Italiano Photo Video
ReviewAudited by ClawScan on May 11, 2026.
Overview
This instruction-only skill appears to match its stated purpose, but it sends user-selected media to an external NemoVideo cloud service and uses a provider token/session.
Before installing, be comfortable with sending selected photos, videos, audio, and editing prompts to NemoVideo's cloud API. The provided artifacts do not show local code execution or malicious behavior, but the skill relies on a provider token, external processing, and cloud session state.
Findings (4)
Artifact-based informational review of SKILL.md, metadata, install specs, static scan signals, and capability signals. ClawScan does not execute the skill or run runtime probes.
The skill can use a NemoVideo token or create an anonymous one to access credits, sessions, uploads, and exports for that service.
The skill uses a provider token for authenticated access to the NemoVideo backend. This is expected for the cloud rendering purpose and the instructions say not to expose tokens.
Look for `NEMO_TOKEN` in the environment... POST `https://mega-api-prod.nemovideo.ai/api/auth/anonymous-token`... Extract `data.token` from the response
Use only a dedicated NemoVideo token if you provide one, and do not paste or share the token in chat.
Photos, videos, audio, and editing prompts you provide may leave your local environment and be processed by NemoVideo's cloud service.
User-selected photos, videos, and prompts are sent to an external cloud API for processing.
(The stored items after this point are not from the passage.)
+                        *(float*)((char*)(os + (int64_t)(Ch + mr) * g.HW) + vo) = th;
+                        *(float*)(ys + zoff(m)) = d.cp_inverse ? es * (z - t) : z * es + t;
+                        ls += sv;
+                    }
                 }
             }
         }
     }
+    NF_CC_STAMP(122);
     if (cpl) {
         __syncthreads();
         RS[(kq * 2 + hs) * PXW + px] = ls;
@@ -1530,6 +1581,7 @@
     }
 
     constexpr bool cpl = CPL;
+    constexpr int BZ = 8;
     NF_CC_STAMP(100);
     if (hbs) {
         const int hb_sp0 = halo ? y0 * g.W : 0;
@@ -1547,6 +1599,7 @@
     const int Ch = O_out >> 1;
     const int lgw = cpl ? 31 - __clz(cs.w) : 0;
     const float ca = cpl ? d.cp_a[0] : 0.f;
+    const float gl = (cpl && pv) ? d.cp_g_ld[b] : 0.f;
     float acc_a = 0.f, acc_c = 0.f;
     f32x16 acc;
 #pragma unroll
@@ -1565,35 +1618,64 @@
         int p0, np;
         nf_cc_pair_range(npair, NKQ, kq, p0, np);
         const float* go = cpl ? nullptr : d.g_out + b * O_out * g.HW + q;
-        const float gl = (cpl && pv) ? d.cp_g_ld[b] : 0.f;
+        const unsigned sb = pv ? (unsigned)(b - b0) : 0u;
+        const unsigned vo = 4u * ((sb * (unsigned)O_out + 8u * hs) * (unsigned)g.HW + (unsigned)q);
+        const float* co = cpl ? d.cp_out + b0 * O_out * g.HW : nullptr;
+        float* cgo = cpl ? d.cp_g_out + b0 * O_out * g.HW : nullptr;
+        const char* zs = cpl ? (const char*)(d.cp_z + b0 * cs.n_full) : nullptr;
+        const char* gys = cpl ? (const char*)(d.cp_g_y + b0 * cs.n_full) : nullptr;
+        char* gzs = cpl ? (char*)(d.cp_g_z + b0 * cs.n_full) : nullptr;
+        auto zoff = [&](int m) { return 4u * (sb * (unsigned)cs.n_full + (unsigned)nf_cc_half_to_full(cs, 0, m, (int)q, lgw)); };
+        NF_CC_STAMP(123);
 #pragma unroll 1
         for (int pi = p0; pi < p0 + np; ++pi) {
             float bv[8];
-#pragma unroll
-            for (int j = 0; j < 8; ++j) {
-                const int oc = 16 * pi + 8 * hs + j;
-                const bool ok = pv && oc < O_out;
-                float v = 0.f;
-                if (!cpl) {
-                    v = ok ? go[(int64_t)oc * g.HW] : 0.f;
-                } else if (ok) {
-                    const bool is_s = oc >= Ch;
-                    const int m = is_s ? oc - Ch : oc;
-                    const int64_t o = b * cs.n_full + nf_cc_half_to_full(cs, 0, m, (int)q, lgw);
-                    const float gy0 = hbw ? RS[NF_CC_HD_X1 + m * PXW + px] : d.cp_g_y[o];
-                    v = gy0;
-                    if (is_s) {
-                        const float th = d.cp_out[(b * O_out + oc) * g.HW + q];
-                        const float es = d.cp_out[(b * O_out + m) * g.HW + q];
-                        d.cp_g_z[o] = gy0 * es;
-                        const float gs = gy0 * d.cp_z[o] * es + gl;
-                        v = gs * ca * (1.f - th * th);
-                        acc_a += gs * th;
-                        acc_c += gs;
+            if (!cpl) {
+#pragma unroll
+                for (int j = 0; j < 8; ++j) {
+                    const int oc = 16 * pi + 8 * hs + j;
+                    bv[j] = (pv && oc < O_out) ? go[(int64_t)oc * g.HW] : 0.f;
+                }
+            } else {
+                float gy[BZ], th[BZ], es[BZ], zz[BZ];
+#pragma unroll
+                for (int j0 = 0; j0 < 8; j0 += BZ) {
+#pragma unroll
+                    for (int jj = 0; jj < BZ; ++jj) {
+                        const int j = j0 + jj;
+                        const int ocr = 16 * pi + j, oc = ocr + 8 * hs;
+                        const bool ok = pv && oc < O_out, is_s = ok && oc >= Ch;
+                        const int m = oc >= Ch ? oc - Ch : oc;
+                        const unsigned zo = ok ? zoff(m) : 0u;
+                        gy[jj] = ok ? (hbw ? RS[NF_CC_HD_X1 + m * PXW + px] : *(const float*)(gys + zo)) : 0.f;
+                        th[jj] = is_s ? *(const float*)((const char*)(co + (int64_t)ocr * g.HW) + vo) : 0.f;
+                        es[jj] = is_s ? *(const float*)((const char*)(co + (int64_t)(ocr - Ch) * g.HW) + vo) : 0.f;
+                        zz[jj] = is_s ? *(const float*)(zs + zo) : 0.f;
                     }
-                    d.cp_g_out[(b * O_out + oc) * g.HW + q] = v;
+                    if (pi == p0 && j0 == 0) NF_CC_STAMP(124);
+#pragma unroll
+                    for (int jj = 0; jj < BZ; ++jj) {
+                        const int j = j0 + jj;
+                        const int ocr = 16 * pi + j, oc = ocr + 8 * hs;
+                        const bool ok = pv && oc < O_out;
+                        float v = 0.f;
+                        if (ok) {
+                            const bool is_s = oc >= Ch;
+                            const float gy0 = gy[jj];
+                            v = gy0;
+                            if (is_s) {
+                                *(float*)(gzs + zoff(oc - Ch)) = gy0 * es[jj];
+                                const float gs = gy0 * zz[jj] * es[jj] + gl;
+                                v = gs * ca * (1.f - th[jj] * th[jj]);
+                                acc_a += gs * th[jj];
+                                acc_c += gs;
+                            }
+                            *(float*)((char*)(cgo + (int64_t)ocr * g.HW) + vo) = v;
+                        }
+                        bv[j] = v;
+                    }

This is central to the skill's purpose, but it is privacy-relevant.
This skill connects to a cloud processing backend... **Upload**: POST `/api/upload-video/nemo_agent/me/<sid>` — file: multipart `-F "files=@/path"`
Upload only media you intend to send to the cloud, and avoid sensitive personal files unless you trust the provider's handling and retention practices.
Your project state and generated media may remain associated with a cloud session while the render workflow is active.
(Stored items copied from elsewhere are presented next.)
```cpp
LaunchGeom fused_geometry(int nb, int num_cu, int64_t ntiles, int64_t grid_override, bool unit) {
    LaunchGeom g;
    g.waves = 4;
    g.variant = 1;
    if (nb > 8) {
        g.variant = 6;
        g.lds_bytes = (size_t)2 * ((size_t)nb * 16 * TS * 8 + 4 * 1024) + 1024;
        int64_t capq = grid_override > 0 ? grid_override : num_cu;
        int64_t wantq = ntiles < 1 ? 1 : ntiles;
        g.blocks = (int)(wantq < capq ? wantq : capq);
        g.nwaves = g.blocks;
        g.psum_records = g.nwaves;
        return g;
    }
    const size_t tile = (size_t)nb * 16 * TS * 8 + 1024;
    const size_t lds_general = (size_t)4 * 2 * tile + (size_t)nb * 512;
    g.lds_bytes = unit ? (size_t)4 * 2 * (tile - 1024) : lds_general;
    int64_t want = (ntiles + 3) / 4;
    int64_t cap = num_cu;
    if (nb <= 5) {
        static const int occ[6] = {1, 4, 4, 3, 2, 2};
        const int by_lds = blocks_per_cu_for(lds_general);
        cap = (int64_t)num_cu * (by_lds < occ[nb] ? by_lds : occ[nb]);
        int64_t by_work = (ntiles + 127) / 128;
        if (by_work < num_cu) by_work = num_cu;
        if (cap > by_work) cap = by_work;
    }
    if (grid_override > 0) cap = grid_override;
    if (want < 1) want = 1;
    g.blocks = (int)(want < cap ? want : cap);
    g.nwaves = g.blocks * 4;
    g.psum_records = g.nwaves;
    return g;
}
template <int NB>
static hipError_t launch_fused_nb(hipStream_t s, const LaunchGeom& g, const double* P, int64_t ld, int64_t N, const double* cmul,
                                  const double* cw, const double* wsq, bool unit, double* rinv0, double* gp, double* pp, const LoopCtl& lc) {
    auto go = [&](auto kern) -> hipError_t {
        if (g.lds_bytes > 64 * 1024) {
            hipError_t e = hipFuncSetAttribute(reinterpret_cast<const void*>(kern),
                                               hipFuncAttributeMaxDynamicSharedMemorySize, (int)g.lds_bytes);
            if (e != hipSuccess) return e;
        }
        const int64_t ntiles = (N + TS - 1) / TS;
        double* r1 = nullptr;
        if (lc.ev_start && lc.ev_stop)
            hipExtLaunchKernelGGL(kern, dim3(g.blocks), dim3(256), g.lds_bytes, s, lc.ev_start, lc.ev_stop, 0, P, ld, N, ntiles, cmul,
                                  cw, wsq, rinv0, r1, gp, pp, lc.ctl, lc.slot_stride);
        else
            hipLaunchKernelGGL(kern, dim3(g.blocks), dim3(256), g.lds_bytes, s, P, ld, N, ntiles, cmul, cw, wsq, rinv0, r1, gp, pp,
                               lc.ctl, lc.slot_stride);
        return hipGetLastError();
    };
    if (unit) return stage_offsets_wide(ld) ? go(k_fused<NB, true, true>) : go(k_fused<NB, false, true>);
    return stage_offsets_wide(ld) ? go(k_fused<NB, true, false>) : go(k_fused<NB, false, false>);
}
hipError_t launch_fused(hipStream_t s, int nb, const LaunchGeom& g, const double* P, int64_t ld, int64_t N, const double* cmul,
                        const double* cw, const double* wsq, bool unit, double* rinv_base, double* gram_part, double* psum_part,
                        const LoopCtl& lc) {
    if (!lc.ctl) return hipErrorInvalidValue;
    if (nb == 12 || nb == 16) return launch_fused_quad(s, nb, g, P, ld, N, cmul, cw, wsq, rinv_base, gram_part, psum_part, lc);
    switch (nb) {
#define MBAR_CASE(NB_) \
    case NB_: return launch_fused_nb<NB_>(s, g, P, ld, N, cmul, cw, wsq, unit, rinv_base, gram_part, psum_part, lc);
        MBAR_CASE(1) MBAR_CASE(2) MBAR_CASE(3) MBAR_CASE(4) MBAR_CASE(5) MBAR_CASE(6) MBAR_CASE(7) MBAR_CASE(8)
#undef MBAR_CASE
        default: return hipErrorInvalidValue;
    }
}

}
```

The workflow depends on provider-side session state and render jobs that may persist beyond an individual message. This is expected for cloud rendering, but retention and cleanup details are not fully described in the visible artifact.
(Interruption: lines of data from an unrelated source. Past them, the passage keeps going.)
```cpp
int gkd_format_double(double v, char *buf, size_t cap);
int gkd_get_metrics(const gkd_ctx *ctx, gkd_metrics *out);
void *gkd_stream(const gkd_ctx *ctx);

int gkd_synth_dna(int device, char *dst, uint64_t len, uint64_t seed, uint32_t family, uint32_t member,
                  double sub_rate);
int gkd_synth_protein(int device, char *dst, uint64_t len, uint64_t seed, uint32_t family, uint32_t member,
                      double sub_rate);

#ifdef __cplusplus
}
#endif
#endif
```

Before: 1.394 million.

## Store narrow MSD bin keys as 32-bit and replace host sync with event wait

When every genome's post-bin remainder fits in 32 bits, the encode/scatter kernels now write only the masked low bits into 32-bit bin buffers, and the binsort kernel reads them as uint32 (a new uint32/uint64 instantiation is added). This halves scatter and binsort global memory traffic and the size of the keys_b allocation, and LSD key buffers are now allocated only when the MSD path does not finish the batch. Separately, adding CUDA-tensor contigs no longer calls a full device synchronize; it records a torch event and makes the library streams wait on it. The risks are correctness in the masking and narrow logic, plus ordering subtleties from the asynchronous handoff.

```diff
diff --git a/genome/distance_b200/_lib.py b/genome/distance_b200/_lib.py
--- a/genome/distance_b200/_lib.py
+++ b/genome/distance_b200/_lib.py
@@ -102,6 +102,7 @@
     "gkd_format_double": (_i32, [_dbl, C.c_char_p, C.c_size_t]),
     "gkd_get_metrics": (_i32, [_vp, C.POINTER(GkdMetrics)]),
     "gkd_stream": (_vp, [_vp]),
+    "gkd_wait_event": (_i32, [_vp, _vp]),
     "gkd_synth_dna": (_i32, [_i32, _vp, _u64, _u64, _u32, _u32, _dbl]),
     "gkd_synth_protein": (_i32, [_i32, _vp, _u64, _u64, _u32, _u32, _dbl]),
 }
diff --git a/genome/distance_b200/csrc/gkd_api.cu b/genome/distance_b200/csrc/gkd_api.cu
--- a/genome/distance_b200/csrc/gkd_api.cu
+++ b/genome/distance_b200/csrc/gkd_api.cu
@@ -541,11 +541,15 @@
     std::vector<MsdGenome> msd(n);
     uint32_t n_bins = 0, max_p = 0;
     uint64_t bin_keys = 0;
-    bool narrow = true;
-    for (uint32_t i = 0; i < n; i++) {
+    auto bin_bits = [&](uint32_t i) {
         uint32_t p = level_for(bg[i].n_slots, MSD_BIN_AVG);
         if (bg[i].n_slots >= (1u << 18) && c->key_bits > 32) p = std::max<uint32_t>(p, (uint32_t)c->key_bits - 32);
-        p = std::min<uint32_t>(std::min<uint32_t>(p, MSD_MAX_P), (uint32_t)c->key_bits);
+        return std::min<uint32_t>(std::min<uint32_t>(p, MSD_MAX_P), (uint32_t)c->key_bits);
+    };
+    bool narrow = true;
+    for (uint32_t i = 0; i < n; i++) narrow = narrow && (c->key_bits - (int)bin_bits(i) <= 32);
+    for (uint32_t i = 0; i < n; i++) {
+        const uint32_t p = bin_bits(i);
         const double mean = (double)bg[i].n_slots / (double)(1u << p);
         uint32_t cap = (uint32_t)(mean + 8.0 * std::sqrt(mean) + 64.0);
         cap = std::min<uint32_t>((cap + 3) & ~3u, MSD_BIN_CAP);
@@ -560,10 +564,9 @@
         n_bins += 1u << p;
         bin_keys += (uint64_t)cap << p;
         max_p = std::max(max_p, p);
-        narrow = narrow && (c->key_bits - (int)p <= 32);
     }
     int rc;
-    if ((rc = ensure(c, c->keys_b, std::max<uint64_t>(bin_keys, 16) * 8))) return rc;
+    if ((rc = ensure(c, c->keys_b, std::max<uint64_t>(bin_keys, 16) * (narrow ? 4 : 8)))) return rc;
     if ((rc = ensure(c, c->msd_genomes, n * sizeof(MsdGenome)))) return rc;
     if ((rc = ensure(c, c->msd_bins32, (uint64_t)n_bins * 4 + 16))) return rc;
     if ((rc = ensure(c, c->msd_bins64, (uint64_t)n_bins * 8))) return rc;
@@ -572,7 +575,7 @@
     mp.n_bins = n_bins;
     mp.max_p = max_p;
     mp.key_bits = c->key_bits;
-    mp.bins = (uint64_t *)c->keys_b.p;
+    mp.bins = c->keys_b.p;
     mp.bin_cursor = (uint32_t *)c->msd_bins32.p;
     mp.overflow = mp.bin_cursor + n_bins;
     mp.status = (unsigned long long *)c->msd_bins64.p;
@@ -584,7 +587,8 @@
     CK(cudaMemsetAsync(mp.status, 0, (size_t)n_bins * 8, c->stream));
     nvtxRangePushA(keys_in ? "gkd kernel 3: partition into bins" : "gkd kernels 2+3: encode + mix + partition into bins");
     CK(launch_encode_scatter((const BatchGenome *)c->batch_genomes.p, n, n_tiles, (const MsdGenome *)c->msd_genomes.p, max_p,
-                             c->cfg.alphabet, c->k, c->mix, keys_in, mp.bins, mp.bin_cursor, mp.overflow, c->stream));
+                             narrow, c->cfg.alphabet, c->k, c->mix, keys_in, c->keys_b.p, mp.bin_cursor, mp.overflow,
+                             c->stream));
     nvtxRangePop();
     CK(launch_msd_totals((const MsdGenome *)c->msd_genomes.p, n, mp, c->stream));
     c->m.launches += 2;
@@ -655,10 +659,17 @@
 
 bool msd_applies(const gkd_ctx *c) { return c->use_msd && !has_pal_lists(c); }
 
-int plan_batch(gkd_ctx *c, std::vector<BatchGenome> &bg, SortPlan &plan, uint64_t raw_keys, uint32_t n_tiles) {
+int plan_lsd_keys(gkd_ctx *c, SortPlan &plan, uint64_t raw_keys) {
     int rc;
     if ((rc = ensure(c, c->keys_a, raw_keys * 8))) return rc;
     if ((rc = ensure(c, c->keys_b, raw_keys * 8))) return rc;
+    plan.keys_a = (uint64_t *)c->keys_a.p;
+    plan.keys_b = (uint64_t *)c->keys_b.p;
+    return GKD_OK;
+}
+
+int plan_batch(gkd_ctx *c, std::vector<BatchGenome> &bg, SortPlan &plan, uint32_t n_tiles) {
+    int rc;
     if ((rc = ensure(c, c->tile_hist, (uint64_t)std::max(n_tiles, 1u) * RADIX_BINS * 4))) return rc;
     if ((rc = ensure(c, c->tile_uniq, (uint64_t)std::max(n_tiles, 1u) * 8))) return rc;
     if ((rc = ensure(c, c->genome_counts, bg.size() * 8))) return rc;
@@ -667,8 +678,6 @@
     plan.n_genomes = (uint32_t)bg.size();
     plan.n_tiles = n_tiles;
     plan.key_bits = c->key_bits;
-    plan.keys_a = (uint64_t *)c->keys_a.p;
-    plan.keys_b = (uint64_t *)c->keys_b.p;
     plan.tile_hist = (uint32_t *)c->tile_hist.p;
     plan.tile_uniq = (uint64_t *)c->tile_uniq.p;
     plan.genome_counts = (uint64_t *)c->genome_counts.p;
@@ -702,7 +711,7 @@
             break;
         }
     SortPlan plan{};
-    int rc = plan_batch(c, bg, plan, std::max<uint64_t>(raw, 16), tiles);
+    int rc = plan_batch(c, bg, plan, tiles);
     if (rc) return rc;
     CK(cudaEventRecord(c->ev[0], c->stream));
     c->m.keys_sorted += raw;
@@ -710,9 +719,9 @@
     if (msd_applies(c)) {
         rc = build_batch_msd(c, bg, ids, tiles, nullptr, &done);
         if (rc) return rc;
-        plan.keys_b = (uint64_t *)c->keys_b.p;
     }
     if (!done) {
+        if ((rc = plan_lsd_keys(c, plan, std::max<uint64_t>(raw, 16)))) return rc;
         nvtxRangePushA("gkd kernel 2: canonical encode + mix");
         CK(launch_encode((const BatchGenome *)c->batch_genomes.p, plan.n_genomes, tiles, c->cfg.alphabet, c->k, c->mix,
                          plan.keys_a, c->stream));
@@ -762,7 +771,8 @@
         ids[i - i0] = id0 + (i - i0);
     }
     SortPlan plan{};
-    int rc = plan_batch(c, bg, plan, std::max<uint64_t>(total, 16), tiles);
+    int rc = plan_batch(c, bg, plan, tiles);
+    if (!rc) rc = plan_lsd_keys(c, plan, std::max<uint64_t>(total, 16));
     if (rc) return rc;
     if (total) {
         CK(cudaMemcpyAsync(plan.keys_a, keys + k0, total * 8, cudaMemcpyDefault, c->stream));
@@ -1598,7 +1608,7 @@
     std::vector<BatchGenome> bg(1);
     bg[0] = BatchGenome{nullptr, nullptr, 0, 0, d.main.n, 0, (d.main.n + SORT_TILE - 1) / SORT_TILE};
     SortPlan plan{};
-    if ((rc = plan_batch(c, bg, plan, d.main.n, bg[0].n_tiles))) return rc;
+    if ((rc = plan_batch(c, bg, plan, bg[0].n_tiles)) || (rc = plan_lsd_keys(c, plan, d.main.n))) return rc;
     CK(launch_unmix_set(d.main, c->mix, c->low_bits, plan.keys_a, c->stream));
     uint64_t *sorted = nullptr;
     uint32_t passes = 0;
@@ -2242,6 +2252,14 @@
 
 void *gkd_stream(const gkd_ctx *c) { return c ? (void *)c->stream : nullptr; }
 
+int gkd_wait_event(gkd_ctx *c, void *event) {
+    if (!c || !event) return GKD_EINVAL;
+    CK(cudaSetDevice(c->cfg.device));
+    CK(cudaStreamWaitEvent(c->copy_stream, (cudaEvent_t)event, 0));
+    CK(cudaStreamWaitEvent(c->stream, (cudaEvent_t)event, 0));
+    return GKD_OK;
+}
+
 int gkd_format_double(double v, char *buf, size_t cap) {
     if (std::isnan(v)) return snprintf(buf, cap, "NaN");
     if (std::isinf(v)) return snprintf(buf, cap, v > 0 ? "Infinity" : "-Infinity");
diff --git a/genome/distance_b200/csrc/gkd_internal.cuh b/genome/distance_b200/csrc/gkd_internal.cuh
--- a/genome/distance_b200/csrc/gkd_internal.cuh
+++ b/genome/distance_b200/csrc/gkd_internal.cuh
@@ -168,15 +168,15 @@
 struct MsdPlan {
     uint32_t n_bins, max_p;
     int key_bits;
-    uint64_t *bins;
+    const void *bins;
     uint32_t *bin_cursor;
     unsigned long long *status;
     uint32_t *genome_valid, *genome_maxbin, *genome_unique, *overflow;
 };
 cudaError_t msd_configure();
 cudaError_t launch_encode_scatter(const BatchGenome *genomes, uint32_t n_genomes, uint32_t n_tiles, const MsdGenome *msd,
-                                  uint32_t max_p, int alphabet, int k, MixParams mix, const uint64_t *keys_in, uint64_t *bins_out,
-                                  uint32_t *bin_cursor, uint32_t *overflow, cudaStream_t s);
+                                  uint32_t max_p, bool narrow, int alphabet, int k, MixParams mix, const uint64_t *keys_in,
+                                  void *bins_out, uint32_t *bin_cursor, uint32_t *overflow, cudaStream_t s);
 cudaError_t launch_msd_totals(const MsdGenome *msd, uint32_t n_genomes, const MsdPlan &plan, cudaStream_t s);
 cudaError_t launch_msd_binsort(const MsdGenome *msd, uint32_t n_genomes, const MsdPlan &plan, int low_bits, bool narrow,
                                cudaStream_t s);
diff --git a/genome/distance_b200/csrc/pack_encode.cu b/genome/distance_b200/csrc/pack_encode.cu
--- a/genome/distance_b200/csrc/pack_encode.cu
+++ b/genome/distance_b200/csrc/pack_encode.cu
@@ -191,10 +191,10 @@
     }
 }
 
-template <int ALPHA>
+template <int ALPHA, typename KT>
 __global__ void __launch_bounds__(ENC_THREADS, 4)
     k_encode_scatter(const BatchGenome *__restrict__ genomes, uint32_t n_genomes, const MsdGenome *__restrict__ msd, int k,
-                     MixParams mix, uint64_t *__restrict__ bins_out, uint32_t *__restrict__ bin_cursor,
+                     MixParams mix, KT *__restrict__ bins_out, uint32_t *__restrict__ bin_cursor,
                      uint32_t *__restrict__ overflow) {
     extern __shared__ uint32_t s_bin[];
     __shared__ uint32_t s_g;
@@ -219,19 +219,21 @@
     __syncthreads();
     reserve_bins(s_bin, n_bins, bin_cursor + M.bin_first, M.cap, overflow);
     __syncthreads();
-    uint64_t *out = bins_out + M.bins_off;
+    const uint64_t rest_mask = shift >= 64 ? ~0ull : ((1ull << shift) - 1ull);
+    KT *out = bins_out + M.bins_off;
 #pragma unroll
     for (int j = 0; j < ENC_PER_THREAD; j++)
         if (key[j] != KEY_SENTINEL) {
             const uint32_t b = M.p ? (uint32_t)(key[j] >> shift) : 0u;
             const uint32_t base = s_bin[b];
-            if (base != 0xFFFFFFFFu) out[(uint64_t)b * M.cap + base + rank[j]] = key[j];
-        }
-}
-
+            if (base != 0xFFFFFFFFu) out[(uint64_t)b * M.cap + base + rank[j]] = (KT)(key[j] & rest_mask);
+        }
+}
+
+template <typename KT>
 __global__ void __launch_bounds__(ENC_THREADS)
     k_keys_scatter(const BatchGenome *__restrict__ genomes, uint32_t n_genomes, const MsdGenome *__restrict__ msd, int key_bits,
-                   const uint64_t *__restrict__ in, uint64_t *__restrict__ bins_out, uint32_t *__restrict__ bin_cursor,
+                   const uint64_t *__restrict__ in, KT *__restrict__ bins_out, uint32_t *__restrict__ bin_cursor,
                    uint32_t *__restrict__ overflow) {
     extern __shared__ uint32_t s_bin[];
     __shared__ uint32_t s_g;
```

Keep the returned `session_id` for all operations... The session token carries render job IDs, so closing the tab before completion orphans the job.
Treat cloud sessions as temporary but not necessarily private storage; download results promptly and avoid uploading sensitive media unless necessary.
There is less public context available for verifying who maintains the skill or the service integration.
The skill has no local code or install script, but its provenance is limited while it instructs use of an external service.
Source: unknown; Homepage: none; No install spec — this is an instruction-only skill.
Review the provider domain and only use the skill for media you are comfortable sending to that service.